I don’t suppose that’s how you spend your Sundays, do you? Certainly not how I spend mine outside of the UK, particularly last Sunday in Phnom Penh. My music-loving, footie-playing, blog-writing, beer-drinking, tech-savvy Aussie colleague Al had almost casually mentioned in passing last week that he was now also an independent film maker , so…

So I find myself standing on the pavement beside the Russian Market, five o’clock in the afternoon, guitar over one shoulder, bag containing small amp, leads and other necessaries (mobile phone, tissues, cold sausages, lipstick… usual man bag things) over the other watching as Dustin (cameraman) and Al (producer, director, sound man, gaffer, best boy, grip etc etc) coax an Oscar winning performance from the unsuspecting Tuk Tuk driver they have press ganged into driving us all around for a Tuk Tuk session. Yes, a Tuk Tuk session. Now, if we were back in dear old Scotland, those words would conjure up the interesting notion of spending the afternoon in a drinking session (or ‘sesh’, as the youngsters term it nowadays), presumably engaged in imbibing copious amounts of something liquid going under the moniker of ‘Tuk Tuk’, but as we are actually in balmy Phnom Penh the reality is much more exciting. It’s basically a music video shoot, but with certain rules, dreamed up by Al and his mate Rory after… well, after a session (Scottish style – see above). The rules? In a nutshell, one song, one take, one Tuk Tuk. The one take rule does not, however, apply to the driver, who is manfully struggling with the manifold complexities of the line ‘Frankly my dear, I don’t give a damn!’.
Wrong movie.
The line was actually ‘Welcome to the Tuk Tuk sessions, Phnom Penh.’ and was eventually delivered (with shades of Dennis Hopper I thought) enabling us to then pile in to the vehicle and generally both terrify and mystify the local populace in equal measure as we tootled around town filming several songs totally and utterly live in one take for the Tuk Tuk sessions. The results are online now, on a rather spiffing website where you will not only find the rationale for this fabulous project, but also other performances, from Rory and Al, and also Cambodian Space Project, with more to come. You can find it at and I hope you enjoy it and take it in the spirit in which it was intended and forgive the abundance of lyrical and chordal misdemeanours emanating from yours truly.

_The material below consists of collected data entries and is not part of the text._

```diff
@@ -627,6 +671,11 @@
       od->prefetched = polar_next;
       if (offsets_next) od->prefetched_offsets.assign(offsets_next, offsets_next + B);
     }
+  }
+  if (od->readback_on_copy_stream) {
+    OD_CHECK(hipStreamWaitEvent(od->copy_stream.get(), od->ev_frame.get(), 0));
+    rc = read_back(od->copy_stream.get());
+    if (rc != CFEAR_OK) return fail(rc);
   }
   g_tl.mark(2);
   OD_CHECK(hipEventSynchronize(od->ev_results.get()));
@@ -636,6 +685,8 @@
     for (int j = 0; j < n_jobs && !retry; j++) retry = od->h_results[j].status == CFEAR_ERR_CAPACITY && od->h_results[j].reserved != 0.0;
     if (retry) {
       rc = launch_register(true);
+      if (rc != CFEAR_OK) return fail(rc);
+      rc = read_samples(ctx->stream);
       if (rc != CFEAR_OK) return fail(rc);
       OD_CHECK(hipMemcpyAsync(od->h_results, od->d_results, (size_t)n_jobs * sizeof(cfear_reg_result), hipMemcpyDeviceToHost, ctx->stream));
       OD_CHECK(hipStreamSynchronize(ctx->stream));
diff --git a/tbv_slam_public_amd/csrc/surface.hip b/tbv_slam_public_amd/csrc/surface.hip
--- a/tbv_slam_public_amd/csrc/surface.hip
+++ b/tbv_slam_public_amd/csrc/surface.hip
@@ -1318,7 +1318,7 @@
 
 constexpr int kFinishThreads = 256;
 
-__global__ __launch_bounds__(kFinishThreads) void surface_finish_kernel(const SurfJob* __restrict__ jobs, const SurfCommon cm) {
+__global__ __launch_bounds__(kFinishThreads, 5) void surface_finish_kernel(const SurfJob* __restrict__ jobs, const SurfCommon cm) {
   extern __shared__ __attribute__((aligned(16))) uint8_t smem[];
   __shared__ int red_i2[2][kFinishThreads / 64];
   const int tid = threadIdx.x, wave = tid >> 6, lane = tid & 63;
```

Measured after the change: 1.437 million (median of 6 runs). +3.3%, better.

I’m off now, it’s time to listen to some Kinks, methinks…

Poorboy Shuffle

(Willie and the Poorboys post, part 2)

I promised in an earlier blog that I would finish the story of my first band – since then I’ve got back in touch with the drummer from that band, who has a treasure trove (well, in my eyes at least – you may well think, in the wonderfully descriptive words that I recall my dear dad frequently using about my musical enthusiasms, that ‘bag o’ shite’ is more appropriate) of photos of us live on stage and rehearsing which I’ve been posting on Facebook. These have certainly triggered the memory banks, and aside from incredulity at hair (like, long), trousers (flaaaaared) and just how ‘early 70’s’ it all looks (and I suppose should, as yes, it actually was the early 70’s…) it’s astonishing me just how warm and pleasing those memories are.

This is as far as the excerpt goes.